Incubator
Yesterday afternoon a nurse came to the house to check Stellan over — this is pretty routine, and a brilliant idea (since it guarantees someone with both expertise and a full night’s sleep will be around to make sure we haven’t locked the baby in the basement or overcautiously swaddled him in fifty blankets or something.)
We’d been having some breastfeeding problems, which the visiting nurse suspected was caused by a too-short frenulum, so after she left she called our pediatrician, who stayed long past the end of her workday to squeeze in an appointment with us.
Once we got to the office, all questions about feeding problems were quickly set aside: she rushed us into the lab where a tech (who was also staying long past the end of her workday to help us out) drew some blood, and then sent us upstairs to the maternity center so we could wait for the results. They fed us sandwiches, and generally bent over backwards to make us comfortable. (If it isn’t obvious, I’m super-impressed with the quality of medical care available around here.)
And the results were: jaundice. The cure for which, apparently, is to sit under a gro-light for a couple of days. Either that, or this is the awesomeist practical joke ever. So we’ll be staying at the North Adams med center for a while, completing our grand tour of the Hospitals Of Berkshire County, until all that blue light makes our kid less yellow.

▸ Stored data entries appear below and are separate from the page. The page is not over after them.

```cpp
__global__ __launch_bounds__(256) void rowscale_kernel(const GemmArgs p, float *out)
{
    const int tid = threadIdx.x, l15 = tid & 15;
    const i64 m = (i64)blockIdx.x * 16 + (tid >> 4);
    if (m >= p.M)
        return;
    const int4 ri = row_info(p, m);
    const float *row = p.X + (i64)ri.x * p.xBS + ((i64)ri.y * p.L0 + (i64)ri.z * p.stride0) * p.Cin;
    float m4[4] = {0.f, 0.f, 0.f, 0.f};
    auto take = [&](int j, int k) {
        const f32x4 v = *reinterpret_cast<const f32x4 *>(row + k);
        m4[j] = fmaxf(fmaxf(m4[j], fmaxf(fabsf(v[0]), fabsf(v[1]))), fmaxf(fabsf(v[2]), fabsf(v[3])));
    };
    int k = l15 * 4;
    for (; k + 192 < p.K; k += 256)
    {
#pragma unroll
        for (int j = 0; j < 4; ++j)
            take(j, k + 64 * j);
    }
    for (; k < p.K; k += 64)
        take(0, k);
    float mx = fmaxf(fmaxf(m4[0], m4[1]), fmaxf(m4[2], m4[3]));
#pragma unroll
    for (int off = 8; off > 0; off >>= 1)
        mx = fmaxf(mx, __shfl_xor(mx, off));
    if (l15 == 0)
        *reinterpret_cast<float2 *>(out + 2 * m) = rowscale_of(mx);
}
void launch_rowscale(const GemmArgs &a0, float *out, hipStream_t s)
{
    GemmArgs a = a0;
    a.dP0 = make_fastdiv((unsigned)a.P0), a.dP1 = make_fastdiv((unsigned)a.P1);
    hipLaunchKernelGGL(rowscale_kernel, dim3((unsigned)((a.M + 15) / 16)), dim3(256), 0, s, a, out);
}
__global__ void split3h_debug_kernel(const float *x, i64 n, float scale, unsigned short *planes)
{
    const i64 i = ((i64)blockIdx.x * blockDim.x + threadIdx.x) * 2;
    if (i >= n)
        return;
    const float x0 = x[i] * scale, x1 = (i + 1 < n ? x[i + 1] : 0.f) * scale;
    unsigned h1, h2, h3;
    split3h_pk(x0, x1, h1, h2, h3);
    planes[i] = (unsigned short)h1, planes[n + i] = (unsigned short)h2, planes[2 * n + i] = (unsigned short)h3;
    if (i + 1 < n)
        planes[i + 1] = (unsigned short)(h1 >> 16), planes[n + i + 1] = (unsigned short)(h2 >> 16), planes[2 * n + i + 1] = (unsigned short)(h3 >> 16);
}
void launch_split3h_debug(const float *d_x, i64 n, int sexp, unsigned short *d_planes, hipStream_t s)
{
    const i64 pairs = (n + 1) / 2;
    hipLaunchKernelGGL(split3h_debug_kernel, dim3((unsigned)((pairs + 255) / 256)), dim3(256), 0, s, d_x, n, ldexpf(1.0f, sexp), d_planes);
}

static dim3 grid_of(const GemmArgs &a) { return dim3(8u * ((a.tilesM + 7u) / 8u) * a.tilesN); }

static int launch_linw_conv(int wnf, GemmArgs a, hipStream_t s)
{
    a.tilesM = (unsigned)((a.M + 127) / 128);
    a.tilesN = (unsigned)((a.N + 16 * wnf - 1) / (16 * wnf));
#define DMX_LINW(WNF, EPI)                                                                                   \
    case (WNF * 10 + EPI):                                                                                   \
        hipLaunchKernelGGL((igemm_split_linw_kernel<WNF, EPI, true>), grid_of(a), dim3(256), 0, s, a); \
        return 0;
    switch (wnf * 10 + a.epi)
    {
        DMX_LINW(16, EPI_LINEAR)
        DMX_LINW(16, EPI_GLU)
        DMX_LINW(16, EPI_TRCONV)
        DMX_LINW(12, EPI_LINEAR)
        DMX_LINW(12, EPI_GLU)
        DMX_LINW(12, EPI_TRCONV)
        DMX_LINW(6, EPI_LINEAR)
        DMX_LINW(6, EPI_GLU)
        DMX_LINW(6, EPI_TRCONV)
        DMX_LINW(4, EPI_LINEAR)
        DMX_LINW(4, EPI_TRCONV)
        DMX_LINW(2, EPI_LINEAR)
    default:
        return -1;
    }
#undef DMX_LINW
}

template <int WM_, int WN_, int MF, int NF, int PRO, int EPI>
static int launch_split_one(int family, GemmArgs a, hipStream_t s)
{
    constexpr int BM = WM_ * MF * 16, BN = WN_ * NF * 16;
    constexpr bool kPlanes = EPI == EPI_KPL || EPI == EPI_VT;
    constexpr bool kLinEpi = PRO == PRO_NONE && (EPI == EPI_LINEAR || EPI == EPI_SCALE_RES || EPI == EPI_GLU);
    constexpr bool kLinTile = PRO == PRO_NONE && (kLinEpi || kPlanes) && WM_ == 2 && WN_ == 2 && NF == 4 && MF >= 2;
    a.tilesM = (unsigned)((a.M + BM - 1) / BM);
    a.tilesN = (unsigned)((a.N + BN - 1) / BN);
    switch (family)
    {
    case GF_SPLIT_STAGED:
        if constexpr (!kPlanes)
        {
            hipLaunchKernelGGL((igemm_split_kernel<WM_, WN_, MF, NF, PRO, EPI, false>), grid_of(a), dim3(256), 0, s, a);
            return 0;
        }
        break;
    case GF_SPLIT_STAGED_LIN:
        if constexpr (kLinEpi)
        {
            hipLaunchKernelGGL((igemm_split_kernel<WM_, WN_, MF, NF, PRO, EPI, true>), grid_of(a), dim3(256), 0, s, a);
            return 0;
        }
        break;
    case GF_SPLIT_LIN:
        if constexpr (kLinTile)
        {
            hipLaunchKernelGGL((igemm_split_lin_kernel<MF / 2, 8, EPI>), grid_of(a), dim3(256), 0, s, a);
            return 0;
        }
        break;
    case GF_SPLIT_LINH:
        if constexpr (kLinTile)
        {
            hipLaunchKernelGGL((igemm_split_lin_kernel<MF / 2, 8, EPI, 1>), grid_of(a), dim3(256), 0, s, a);
            return 0;
        }
        break;
    case GF_SPLIT_LINW:
        if constexpr (kLinTile && MF == 4 && EPI != EPI_GLU)
        {
            a.tilesN = (unsigned)(a.N / 256);
            hipLaunchKernelGGL((igemm_split_linw_kernel<16, EPI, false>), grid_of(a), dim3(256), 0, s, a);
            return 0;
        }
        break;
    default:
        break;
    }
    return -1;
}

int launch_igemm_split(const GemmChoice &ch, int cfg, const GemmArgs &a0, hipStream_t s)
{
    if (!a0.Wb1 || !a0.Wb2)
        return -1;
    GemmArgs a = a0;
    a.xcdMap = 1;
    a.dP0 = make_fastdiv((unsigned)a.P0), a.dP1 = make_fastdiv((unsigned)a.P1);
    if (ch.family == GF_SPLIT_WIDE_CONV || ch.family == GF_SPLIT_NARROW)
        return launch_linw_conv(ch.wnf, a, s);
#define DMX_CASE(cfgid, WM_, WN_, MF, NF, PRO, EPI) \
    case (cfgid * 100 + PRO * 10 + EPI):           \
        return launch_split_one<WM_, WN_, MF, NF, PRO, EPI>(ch.family, a, s);
    switch (cfg * 100 + a.pro * 10 + a.epi)
    {
        DMX_SPLIT_COMBOS(DMX_CASE)
    default:
        return -1;
    }
#undef DMX_CASE
}

}
```

### demucs_cpp_amd/csrc/kernels.h

```cpp
#pragma once
#include "gemm_select.h"
#include "loudness_plan.h"
#include "meters_plan.h"
#include "limiter_plan.h"
#include <hip/hip_runtime.h>
#include <cstdlib>

namespace dmx
{

struct FastDiv
{
    unsigned magic, shift;
};
inline FastDiv make_fastdiv(unsigned d)
{
    FastDiv f;
    f.magic = 0;
    f.shift = 0;
    if (d == 0)
        d = 1;
    if ((d & (d - 1)) == 0)
    {
        while ((1u << f.shift) < d)
            ++f.shift;
        return f;
    }
    unsigned s = 0;
    while ((1ull << s) < d)
        ++s;
    f.magic = (unsigned)((((unsigned long long)1 << (31 + s)) + d - 1) / d);
    f.shift = s - 1;
    return f;
}
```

Everything is fine. That’s the important part. This isn’t an uncommon problem, and if caught in time, which it was, leaves no lasting effects. If not caught in time, it can cause irreversible brain damage, seizures, and all sorts of other things nobody wants to think about their baby having. So I’m really feeling like we dodged a bullet: our regularly scheduled ped appointment wasn’t for another two days. Would we have recognized that the yellow tint in his eyes was a real problem and called in ourselves? No idea. Glad we don’t have to find out.